Dal matrimonio alla carriera, dai piccoli grandi problemi quotidiani alle decisioni difficili della vita, è lei a mantenere gli equilibri e a gestire il menage familiare. Lo afferma una ricerca del British Psicological Society: volontà e tenacia sono caratteristiche tutte femminili, mentre il maschio si rivela essere il nuovo sesso debole. Accade molto spesso che sia lui a crollare, fuggire, mollare la presa. Mentre è lei a tenere saldo il timone della nave, affrontando piccole e grandi difficoltà quotidiane, problemi di salute, inconvenienti sul lavoro o complessi rapporti coi figli. Dei 986 individui tra i 20 e i 55 anni intervistati dalla British Ps. Society ben il 74% delle donne si ritiene il “sesso forte”, contro un 46% di uomini convinti di portare ancora loro i pantaloni.
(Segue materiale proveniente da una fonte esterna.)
static int enqueue_factor_solve(pps_graph* g, const DevGraph& dv, const DualAlt* alt, double lambda, hipStream_t st_, bool events) {
  const Analysis& A = g->an;
  if (g->k3_all) {
    hipEvent_t e0 = nullptr, e1 = nullptr;
    if (events) {
      if (g->fk_used + 2 > (int)g->fk_events.size()) for (int k = 0; k < 2; k++) { hipEvent_t e; HIP_TRY(g, hipEventCreate(&e)); g->fk_events.push_back(e); }
      e0 = g->fk_events[g->fk_used]; e1 = g->fk_events[g->fk_used + 1]; g->fk_used += 2;
    }
    g->k3_epoch = g->k3_epoch >= (1 << 30) ? 1 : g->k3_epoch + 1;
    HIP_TRY(g, launch_band_all(dv, alt, A.n_groups, g->k3_nw_factor, g->k3_nw_solve, g->k3_max_front, g->k3_max_panel, g->k3_max_grp, lambda, g->k3_epoch, st_, e0, e1));
    return PPS_OK;
  }
  const int top = A.n_stages - 1;
  const bool fuse = top >= 0 && band_root_fusable(dv, A.stage_grp_off[top + 1] - A.stage_grp_off[top], A.stage_max_front[top]);
  for (int st = 0; st < A.n_stages; st++) {
    hipEvent_t e0 = nullptr, e1 = nullptr;
    if (events) {
      if (g->fk_used + 2 > (int)g->fk_events.size()) for (int k = 0; k < 2; k++) { hipEvent_t e; HIP_TRY(g, hipEventCreate(&e)); g->fk_events.push_back(e); }
      e0 = g->fk_events[g->fk_used]; e1 = g->fk_events[g->fk_used + 1]; g->fk_used += 2;
    }
    const int g0 = A.stage_grp_off[st], ng = A.stage_grp_off[st + 1] - g0;
    const bool pre = st < (int)g->stage_pre.size() && g->stage_pre[st] != 0;
    if (fuse && st == top)
      HIP_TRY(g, launch_band_root(dv, alt, g0, g->stage_nw_factor[st], g->stage_nw_solve[st], A.stage_max_front[st], g->stage_max_panel[st],
                                  g->stage_max_grp_fronts[st], lambda, st_, e0, e1, pre));
    else if (alt) HIP_TRY(g, launch_band_factor_dual(dv, *alt, g0, ng, g->stage_nw_factor[st], A.stage_max_front[st], lambda, st_, e0, e1, pre));
    else HIP_TRY(g, launch_band_factor(dv, g0, ng, g->stage_nw_factor[st], A.stage_max_front[st], lambda, st_, e0, e1, pre));
  }
  for (int st = fuse ? top - 1 : top; st >= 0; st--)
    HIP_TRY(g, launch_band_solve(dv, A.stage_grp_off[st], A.stage_grp_off[st + 1] - A.stage_grp_off[st], g->stage_nw_solve[st],
                                 g->stage_max_panel[st], g->stage_max_grp_fronts[st], st_, alt));
  return PPS_OK;
}

int do_solve_on(pps_graph* g, const DevGraph& dv, double lambda, hipStream_t st_) { return enqueue_factor_solve(g, dv, nullptr, lambda, st_, false); }

int do_solve(pps_graph* g, double lambda) {
  const Analysis& A = g->an;
  if (g->use_band) {
    if (g->profiling < 2) {
      int rc = do_solve_on(g, g->dev, lambda, g->stream);
      if (rc != PPS_OK) return rc;
      g->stats.n_factorize++;
      return PPS_OK;
    }
    {
      PhaseTimer t(g, &g->stats.t_factor);
      for (int st = 0; st < A.n_stages; st++)
        HIP_TRY(g, launch_band_factor(g->dev, A.stage_grp_off[st], A.stage_grp_off[st + 1] - A.stage_grp_off[st], g->stage_nw_factor[st],
                                      A.stage_max_front[st], lambda, g->stream));
    }
    {
      PhaseTimer t(g, &g->stats.t_backsolve);
      for (int st = A.n_stages - 1; st >= 0; st--)
        HIP_TRY(g, launch_band_solve(g->dev, A.stage_grp_off[st], A.stage_grp_off[st + 1] - A.stage_grp_off[st], g->stage_nw_solve[st],
                                     g->stage_max_panel[st], g->stage_max_grp_fronts[st], g->stream));
    }
    g->stats.n_factorize++;
    return PPS_OK;
  }
  if (g->use_dense) {
    {
      PhaseTimer t(g, &g->stats.t_factor);
      HIP_TRY(g, hipMemsetAsync(g->dev.L, 0, (size_t)A.L_size * 8, g->stream));
      HIP_TRY(g, launch_dense_hpush(g->dev, g->max_el_per_front, lambda, g->stream));
      for (int l = 0; l < A.n_levels; l++) {
        const int base = A.level_off[l] + l, cnt = A.level_off[l + 1] - A.level_off[l];
        HIP_TRY(g, launch_dense_factor_level(g->dev, A.level_off[l], cnt, g->d_dw_asm + base, g->dw_asm[base + cnt], g->d_dw_pan + base,
                                             g->dw_pan[base + cnt], g->d_dw_trl + base, g->dw_trl[base + cnt], g->stream));
      }
    }
    {
      PhaseTimer t(g, &g->stats.t_backsolve);
      for (int l = A.n_levels - 1; l >= 0; l--)
        HIP_TRY(g, launch_dense_solve_level(g->dev, A.level_off[l], A.level_off[l + 1] - A.level_off[l], g->level_max_b[l], g->stream));
    }
    g->stats.n_factorize++;
    return PPS_OK;
  }
// ... 118 lines not shown
    if (g->spec_result) HIP_TRY(g, hipMemsetAsync(g->spec_result, 0, 4 * sizeof(double), g->stream));
  }
  g->status_clean = false;
  rc = copy_state(g, true); if (rc != PPS_OK) return rc;
  rc = do_linearize(g); if (rc != PPS_OK) return rc;
  rc = do_solve(g, 0.0); if (rc != PPS_OK) return rc;
  double chi2 = 0.0, dn = 0.0; bool notpd = false;
  if (g->n_live_factors > 0 && g->dev.n_pose + g->dev.n_plane > 0) {
    const DevGraph& d = g->dev;
    { PhaseTimer t(g, &g->stats.t_retract_chi2);
      HIP_TRY(g, launch_trial_dual(d, DualAlt{}, d.pose_lin, d.plane_lin, d.pose_est, d.plane_est, nullptr, nullptr, g->host_result, 0.0, nullptr, 0.0, g->stream, 1)); }
    rc = enqueue_state_download(g); if (rc != PPS_OK) return rc;
    HIP_TRY(g, hipStreamSynchronize(g->stream));
    chi2 = g->host_result[0]; dn = std::sqrt(g->host_result[1]); notpd = g->host_result[2] != 0.0;
    if (g->host_result[2] >= kStatusInternal) return fail(g, PPS_EHIP, "internal error: a hand-over flag between the waves or workgroups of a K3 launch never arrived (the step was discarded)");
  } else {
    { PhaseTimer t(g, &g->stats.t_retract_chi2); HIP_TRY(g, launch_retract_apply(g->dev, g->stream)); }
    rc = enqueue_state_download(g); if (rc != PPS_OK) return rc;
    rc = read_result(g, true, &chi2, &dn, &notpd); if (rc != PPS_OK) return rc;
  }
  resolve_k1_events(g);
  if (notpd) {
    rc = copy_state(g, false); if (rc != PPS_OK) return rc;
    HIP_TRY(g, hipStreamSynchronize(g->stream));
    g->stats.t_total = now_s() - t0; g->stats.n_launches = (int)(launch_count() - g->launches0);
    return fail(g, PPS_ENOTPD, "normal equations not positive definite");
  }
  g->dev_values_newer = true;
  state_download_arrived(g);
  g->status_clean = true;
  g->stats.chi2_final = chi2; g->stats.last_delta_norm = dn; g->stats.lambda_final = 0;
  g->stats.t_total = now_s() - t0; g->stats.n_launches = (int)(launch_count() - g->launches0);
  return PPS_OK;
}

LO SCETTRO DEL COMANDO? LO HA LEI – Le figure femminili forti che emergono dalla ricerca sono essenzialmente due. La competitiva (28%): è incapace di perdere, per lei tutto diventa una sfida da vincere a tutti i costi, per dimostrare a tutti coloro che gli stanno intorno, come fossero il suo pubblico, la sua ferrea determinazione. La convivenza e l’interazione con lei risulta alquanto difficile. E la forza di volontà si confonde con il semplice “io voglio” dell’inguaribile egoista. La lady di ferro (18%): è molto femmina. Più dura degli uomini, esercita la sua forza di volontà per dimostrare lo spessore della sua corazza, senza mai mettere in discussione la sua femminilità. Più che gli obiettivi, quello che conta è apparire inossidabile. Mai una lacrima, mai un momento di debolezza, la lady di ferro cerca di nascondere il più possibile ogni insicurezza.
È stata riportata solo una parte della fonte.